No desempenho dessas diferentes abordagens, a CI, em sua história recente, tem desenvolvido experimentações que permeiam uma área de convergência e atividades científicas: as humanidades digitais.

As humanidades digitais constituem um território científico relativamente novo, decorrentes da interseção entre as Humanidades, as Ciências Sociais e as tecnologias digitais. Essa composição parece desafiar o modo contemporâneo de produzir ciência na medida em que a seara de produção, armazenamento e circulação do conhecimento está sobreposta em um mesmo ambiente digital.

Evidentemente, não se desconhece, nesse ambiente, o histórico da área em relação à abrangência e aos desdobramentos anunciados pelas humanidades digitais, visto que a análise das relações sociais atravessadas pelas mediações tecnológicas é um desafio constitutivo da CI.

Esse artigo examina as interfaces entre Ciência da Informação e Humanidades Digitais tomando como referência a agenda de fenômenos info-comunicacionais dinamicamente enfrentados, as práticas de pesquisa e o tratamento das problemáticas éticas e sociais derivadas dos processos de intensificação da digitalização da informação na sociedade contemporânea. Para tanto, analisam-se as repercussões destas interfaces nas pesquisas desenvolvidas no âmbito do doutorado em Ciência da Informação no Programa de Pós-graduação em Ciência da Informação (PPGCI/UFMG) no período de 1997 - 2017.

2 Humanidades digitais: a pesquisa social em tempos liquidos e always on

Precisamos buscar categorias de inteligibilidade ‘conceitos quentes que derretam as fronteiras em que a ciência moderna dividiu e encerrou a realidade’ (SANTOS, 2004, p. 72).

As humanidades digitais (HDs) são uma nova forma de se abordar as pesquisas em humanidades e ciências sociais, particularmente atravessadas pelo imperativo tecnológico.

Os referidos atravessamentos acontecem sob a égide de intensos fluxos de informação que permitem, em termos técnicos, a circulação de “significantes” livres da custódia dos “significados” (BAUMAN, 2012BAUMAN, Z. Ensaios sobre o conceito de cultura. Rio de Janeiro: Jorge Zahar, 2012. , p. 34), pela conectividade always on, “o fio invisível que se multiplica entrelaçando consciências, espaços, perguntas, desejos” (SANTAELLA; LEMOS, 2010, p. 55) em face do uso de tecnologias wireless e dispositivos móveis.

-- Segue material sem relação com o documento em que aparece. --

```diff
+int launch_ws3x3_build(GatherArgs& a, ConvBuild b, hipStream_t st) {
+  static int ncu = 0;
+  if (!ncu) {
+    int dev = 0, v = 0;
+    if (hipGetDevice(&dev) != hipSuccess || hipDeviceGetAttribute(&v, hipDeviceAttributeMultiprocessorCount, dev) != hipSuccess || v < 1) return 1;
+    ncu = v;
+  }
+  const bool want_stats = a.stat_partial != nullptr && (size_t)cdiv(a.ph[0].M, WS_BM) * a.Nout * 3 * sizeof(float) <= a.stat_bytes;
+  const int per_cu = want_stats ? ws3x3_blocks_per_cu<1>() : ws3x3_blocks_per_cu<0>();
+  if (per_cu < 1) return 1;
+  const int grid = ws3x3_plan_grid(a, b, ncu, per_cu, conv_knobs());
+  if (grid < 1) return 1;
+  if (b.epi == 1) launch_ws3x3_epi<1>(a, b, grid, st);
+  else launch_ws3x3_epi<0>(a, b, grid, st);
+  MI_CHECK_LAUNCH("ws3x3");
+  return MI355_OK;
+}
diff --git a/domain-adaptative-hand-pose-estimation_amd/mi355/__init__.py b/domain-adaptative-hand-pose-estimation_amd/mi355/__init__.py
--- a/domain-adaptative-hand-pose-estimation_amd/mi355/__init__.py
+++ b/domain-adaptative-hand-pose-estimation_amd/mi355/__init__.py
@@ -78,6 +78,8 @@
     'mi355_bn_resident_set_spin_limit': (_I, [ctypes.c_uint]),
     'mi355_bn_set_resident': (_I, [_I]),
     'mi355_set_pgemm': (_I, [_I]),
+    'mi355_set_ws3x3': (_I, [_I]),
+    'mi355_set_ws3x3_grid': (_I, [_I]),
     'mi355_set_fp8_kw3': (_L, [_L]),
     'mi355_apply_relu_mask': (_I, [_P, _P, _L, _I, _I, _P]),
     'mi355_conv_dgrad_masked_acc': (_I, [_P, _P, _P, _P, _P, _P, _P]),
diff --git a/include/mi355pose.h b/include/mi355pose.h
--- a/include/mi355pose.h
+++ b/include/mi355pose.h
@@ -31,6 +31,8 @@
 int mi355_conv_dgrad(const mi355_conv_desc* d, const void* dy, const void* wT, const float* bias,
                      const float* scale_dev, int accumulate, void* dx, void* stream);
 int mi355_set_pgemm(int mode);
+int mi355_set_ws3x3(int mode);
+int mi355_set_ws3x3_grid(int max_blocks);
 int mi355_conv_fwd_act(const mi355_conv_desc* d, const void* x, const void* w, const float* bias, const void* residual, int relu,
                        void* y, void* stream);
 int mi355_conv_dgrad_act(const mi355_conv_desc* d, const void* dy, const void* wT, const float* bias, int relu, void* dx,
diff --git a/profiles/insitu_table.py b/profiles/insitu_table.py
--- a/profiles/insitu_table.py
+++ b/profiles/insitu_table.py
@@ -7,14 +7,14 @@
 trace, logf, iters = sys.argv[1], sys.argv[2], int(sys.argv[3])
 MFMA, HBM = 1.75e15, 6.3e12
 
-PAT = [('fwd8', 'gather_fp8_kernel'), ('dgrad8', 'gather_fp8_kernel'), ('fwd', ('gather_gemm_kernel', 'pgemm_kernel')),
-       ('dgrad', ('gather_gemm_kernel', 'pgemm_kernel')), ('hm1x1', 'gather_gemm_kernel'), ('wgrad_kw_group', 'wgrad_kw_group_kernel'),
+PAT = [('fwd8', 'gather_fp8_kernel'), ('dgrad8', 'gather_fp8_kernel'), ('fwd', ('gather_gemm_kernel', 'pgemm_kernel', 'ws3x3_kernel')),
+       ('dgrad', ('gather_gemm_kernel', 'pgemm_kernel', 'ws3x3_kernel')), ('hm1x1', 'gather_gemm_kernel'), ('wgrad_kw_group', 'wgrad_kw_group_kernel'),
        ('wgrad_kw2', 'wgrad_kw2_kernel'), ('wgrad_kw', 'wgrad_kw_kernel'), ('wgrad_group256', 'wgrad_group256_kernel'), ('wgrad_group', 'wgrad_group_kernel'),
        ('wgrad8', 'wgrad_kw'), ('wgrad', 'wgrad_gemm_kernel'),
        ('bn_stats', 'bn_stats_kernel'), ('bn_finalize', 'bn_finalize'), ('bn_apply', 'bn_apply_kernel'), ('bn_relu_maxpool', 'bn_relu_maxpool_kernel'),
        ('bn_bwd_res', 'bn_bwd_resident_kernel'), ('bn_bwd_reduce', 'bn_bwd_reduce_kernel'), ('bn_bwd_finalize', 'bn_bwd_finalize_kernel'),
        ('bn_bwd_apply', 'bn_bwd_apply_kernel'), ('slab_reduce_group', 'slab_reduce_group_kernel'), ('slab_reduce', 'slab_reduce_kernel')]
-FAMILY_KERNELS = {0: ('gather_gemm_kernel', 'gather_fp8_kernel', 'pgemm_kernel', 'wgrad_gemm_kernel', 'wgrad_kw_kernel', 'wgrad_kw2_kernel',
+FAMILY_KERNELS = {0: ('gather_gemm_kernel', 'gather_fp8_kernel', 'pgemm_kernel', 'ws3x3_kernel', 'wgrad_gemm_kernel', 'wgrad_kw_kernel', 'wgrad_kw2_kernel',
                       'wgrad_group_kernel', 'wgrad_group256_kernel', 'wgrad_kw_group_kernel', 'wgrad_kw8_kernel', 'wgrad_kw28_kernel'),
                   1: ('bn_stats_kernel', 'bn_finalize_kernel', 'bn_finalize_wide_kernel', 'bn_apply_kernel', 'bn_relu_maxpool_kernel',
                       'bn_bwd_resident_kernel', 'bn_bwd_reduce_kernel', 'bn_bwd_finalize_kernel', 'bn_bwd_apply_kernel'),
```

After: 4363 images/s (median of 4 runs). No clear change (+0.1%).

Atualmente, a constatação da complexidade para se identificar a autoridade epistêmica trouxe inúmeros desafios às diferentes áreas do conhecimento. A presença indiscriminada de atores humanos e agentes artificiais em ambientes hiperconectados exige a reconfiguração dos processos de produção do conhecimento e autoriza o surgimento da autoridade epistêmica distribuída. Nesses contextos, Gonzalez de Gomez (2017) destaca que os processos de validação e tomada de decisão são o “resultado da articulação de plurais saberes e vereditores”. Isso se deve à constatação de que os agentes artificiais ultrapassaram em muito a simples competência de processamento simbólico e passaram a atuar como agentes semióticos em processos sígnicos.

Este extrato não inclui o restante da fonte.